* [Input material]:

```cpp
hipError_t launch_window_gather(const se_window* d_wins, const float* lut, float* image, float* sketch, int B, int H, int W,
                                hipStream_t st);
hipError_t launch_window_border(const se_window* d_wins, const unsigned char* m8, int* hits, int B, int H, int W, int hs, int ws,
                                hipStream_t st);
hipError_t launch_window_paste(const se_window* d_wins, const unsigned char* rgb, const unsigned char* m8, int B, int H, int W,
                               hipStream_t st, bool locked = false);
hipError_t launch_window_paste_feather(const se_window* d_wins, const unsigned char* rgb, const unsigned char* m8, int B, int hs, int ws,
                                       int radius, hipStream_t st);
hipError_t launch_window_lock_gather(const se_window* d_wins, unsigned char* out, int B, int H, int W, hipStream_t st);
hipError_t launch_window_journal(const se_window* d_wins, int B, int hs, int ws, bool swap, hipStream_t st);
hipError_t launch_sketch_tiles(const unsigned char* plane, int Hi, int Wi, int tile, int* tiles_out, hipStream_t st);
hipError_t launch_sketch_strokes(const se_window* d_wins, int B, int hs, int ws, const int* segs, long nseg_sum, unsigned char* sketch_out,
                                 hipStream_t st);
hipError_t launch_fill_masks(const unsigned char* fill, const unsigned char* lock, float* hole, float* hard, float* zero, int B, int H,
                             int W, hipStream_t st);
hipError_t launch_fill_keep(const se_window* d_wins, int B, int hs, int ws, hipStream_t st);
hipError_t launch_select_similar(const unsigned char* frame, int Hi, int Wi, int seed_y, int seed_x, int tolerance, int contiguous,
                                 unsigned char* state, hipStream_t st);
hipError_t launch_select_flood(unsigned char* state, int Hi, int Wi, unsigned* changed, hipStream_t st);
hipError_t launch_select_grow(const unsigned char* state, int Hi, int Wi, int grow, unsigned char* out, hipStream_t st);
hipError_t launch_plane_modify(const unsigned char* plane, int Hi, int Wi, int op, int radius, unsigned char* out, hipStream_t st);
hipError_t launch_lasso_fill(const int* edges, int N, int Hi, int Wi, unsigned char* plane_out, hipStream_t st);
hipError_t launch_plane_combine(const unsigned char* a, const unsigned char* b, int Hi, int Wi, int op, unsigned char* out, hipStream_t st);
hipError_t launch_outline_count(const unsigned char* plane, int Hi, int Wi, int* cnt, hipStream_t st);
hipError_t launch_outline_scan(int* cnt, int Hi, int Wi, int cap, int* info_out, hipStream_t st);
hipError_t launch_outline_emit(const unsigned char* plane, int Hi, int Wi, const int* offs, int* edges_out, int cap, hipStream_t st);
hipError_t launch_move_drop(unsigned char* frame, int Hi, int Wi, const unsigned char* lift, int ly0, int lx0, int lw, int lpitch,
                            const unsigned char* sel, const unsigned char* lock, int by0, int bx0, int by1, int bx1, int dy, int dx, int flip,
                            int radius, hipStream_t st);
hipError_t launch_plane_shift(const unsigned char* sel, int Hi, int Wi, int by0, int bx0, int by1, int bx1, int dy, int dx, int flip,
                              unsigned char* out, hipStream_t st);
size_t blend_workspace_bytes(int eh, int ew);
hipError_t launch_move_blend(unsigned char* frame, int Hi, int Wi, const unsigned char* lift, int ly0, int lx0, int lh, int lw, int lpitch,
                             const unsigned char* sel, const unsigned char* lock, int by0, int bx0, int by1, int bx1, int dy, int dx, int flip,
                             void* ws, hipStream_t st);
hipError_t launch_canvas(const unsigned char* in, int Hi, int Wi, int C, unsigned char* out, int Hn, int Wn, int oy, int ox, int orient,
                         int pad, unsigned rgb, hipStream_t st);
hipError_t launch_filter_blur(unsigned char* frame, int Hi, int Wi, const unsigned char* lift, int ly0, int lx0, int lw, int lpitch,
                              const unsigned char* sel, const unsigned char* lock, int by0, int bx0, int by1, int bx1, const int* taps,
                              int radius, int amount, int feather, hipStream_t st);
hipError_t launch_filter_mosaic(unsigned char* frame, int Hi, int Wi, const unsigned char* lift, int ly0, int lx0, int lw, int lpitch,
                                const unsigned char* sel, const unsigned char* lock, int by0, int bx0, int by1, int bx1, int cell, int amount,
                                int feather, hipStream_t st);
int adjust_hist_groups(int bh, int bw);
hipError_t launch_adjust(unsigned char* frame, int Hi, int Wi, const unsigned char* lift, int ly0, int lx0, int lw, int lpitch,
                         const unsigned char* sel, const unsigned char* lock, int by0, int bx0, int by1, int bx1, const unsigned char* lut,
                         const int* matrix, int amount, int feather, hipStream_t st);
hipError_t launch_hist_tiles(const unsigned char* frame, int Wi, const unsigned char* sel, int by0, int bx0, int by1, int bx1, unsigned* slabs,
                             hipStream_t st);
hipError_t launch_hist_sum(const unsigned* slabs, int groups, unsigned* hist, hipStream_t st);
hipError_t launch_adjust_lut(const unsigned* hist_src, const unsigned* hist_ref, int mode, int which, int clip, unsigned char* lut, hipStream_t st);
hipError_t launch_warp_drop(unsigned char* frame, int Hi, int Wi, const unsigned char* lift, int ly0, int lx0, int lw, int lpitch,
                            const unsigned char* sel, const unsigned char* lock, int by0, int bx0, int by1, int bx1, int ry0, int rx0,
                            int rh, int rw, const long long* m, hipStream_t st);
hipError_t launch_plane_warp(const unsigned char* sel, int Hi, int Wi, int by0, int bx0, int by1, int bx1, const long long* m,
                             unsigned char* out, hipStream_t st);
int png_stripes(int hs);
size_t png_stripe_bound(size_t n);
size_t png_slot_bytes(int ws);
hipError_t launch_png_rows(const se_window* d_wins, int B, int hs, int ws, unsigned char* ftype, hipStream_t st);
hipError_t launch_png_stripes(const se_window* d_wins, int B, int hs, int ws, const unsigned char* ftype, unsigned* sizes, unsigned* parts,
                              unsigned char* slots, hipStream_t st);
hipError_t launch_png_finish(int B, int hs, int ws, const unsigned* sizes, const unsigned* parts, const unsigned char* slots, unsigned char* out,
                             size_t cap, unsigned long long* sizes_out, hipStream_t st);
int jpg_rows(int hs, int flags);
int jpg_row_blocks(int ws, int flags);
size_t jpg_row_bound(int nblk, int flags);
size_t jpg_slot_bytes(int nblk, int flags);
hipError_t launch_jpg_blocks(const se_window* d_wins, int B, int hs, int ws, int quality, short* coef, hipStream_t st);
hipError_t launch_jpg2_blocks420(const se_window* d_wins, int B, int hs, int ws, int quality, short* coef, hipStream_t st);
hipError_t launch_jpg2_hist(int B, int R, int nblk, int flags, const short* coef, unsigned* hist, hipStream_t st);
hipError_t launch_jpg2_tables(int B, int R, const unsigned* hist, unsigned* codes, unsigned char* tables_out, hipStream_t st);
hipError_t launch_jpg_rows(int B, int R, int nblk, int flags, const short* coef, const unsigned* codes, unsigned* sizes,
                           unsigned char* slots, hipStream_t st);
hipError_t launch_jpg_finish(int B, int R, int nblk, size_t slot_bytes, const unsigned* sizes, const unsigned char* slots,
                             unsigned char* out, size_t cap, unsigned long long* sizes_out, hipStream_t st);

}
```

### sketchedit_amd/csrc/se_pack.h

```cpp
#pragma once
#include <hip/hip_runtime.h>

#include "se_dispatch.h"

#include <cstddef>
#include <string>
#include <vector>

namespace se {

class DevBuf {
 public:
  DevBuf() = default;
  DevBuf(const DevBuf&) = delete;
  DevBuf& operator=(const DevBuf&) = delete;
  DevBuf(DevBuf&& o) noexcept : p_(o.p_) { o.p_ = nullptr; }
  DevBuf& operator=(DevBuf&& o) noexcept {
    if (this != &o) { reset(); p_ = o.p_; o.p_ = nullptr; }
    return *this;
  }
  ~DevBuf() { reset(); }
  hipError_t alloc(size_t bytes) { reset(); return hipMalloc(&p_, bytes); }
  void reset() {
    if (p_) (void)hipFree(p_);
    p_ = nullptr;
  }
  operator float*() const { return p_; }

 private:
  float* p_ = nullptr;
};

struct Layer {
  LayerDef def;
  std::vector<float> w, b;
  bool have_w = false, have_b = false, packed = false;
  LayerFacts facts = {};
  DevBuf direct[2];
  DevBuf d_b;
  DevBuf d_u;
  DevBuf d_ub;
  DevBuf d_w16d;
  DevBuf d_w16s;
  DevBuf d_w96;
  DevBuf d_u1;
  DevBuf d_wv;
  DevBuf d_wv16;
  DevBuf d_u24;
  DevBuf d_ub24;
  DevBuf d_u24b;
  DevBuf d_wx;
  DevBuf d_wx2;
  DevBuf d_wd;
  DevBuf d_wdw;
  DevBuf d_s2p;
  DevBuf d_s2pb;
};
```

* [Work request]:
Where a line in the listing above includes the string "radius", copy that line.

* [Output of the task]:
                                       int radius, hipStream_t st);
hipError_t launch_plane_modify(const unsigned char* plane, int Hi, int Wi, int op, int radius, unsigned char* out, hipStream_t st);
                            int radius, hipStream_t st);
                              int radius, int amount, int feather, hipStream_t st);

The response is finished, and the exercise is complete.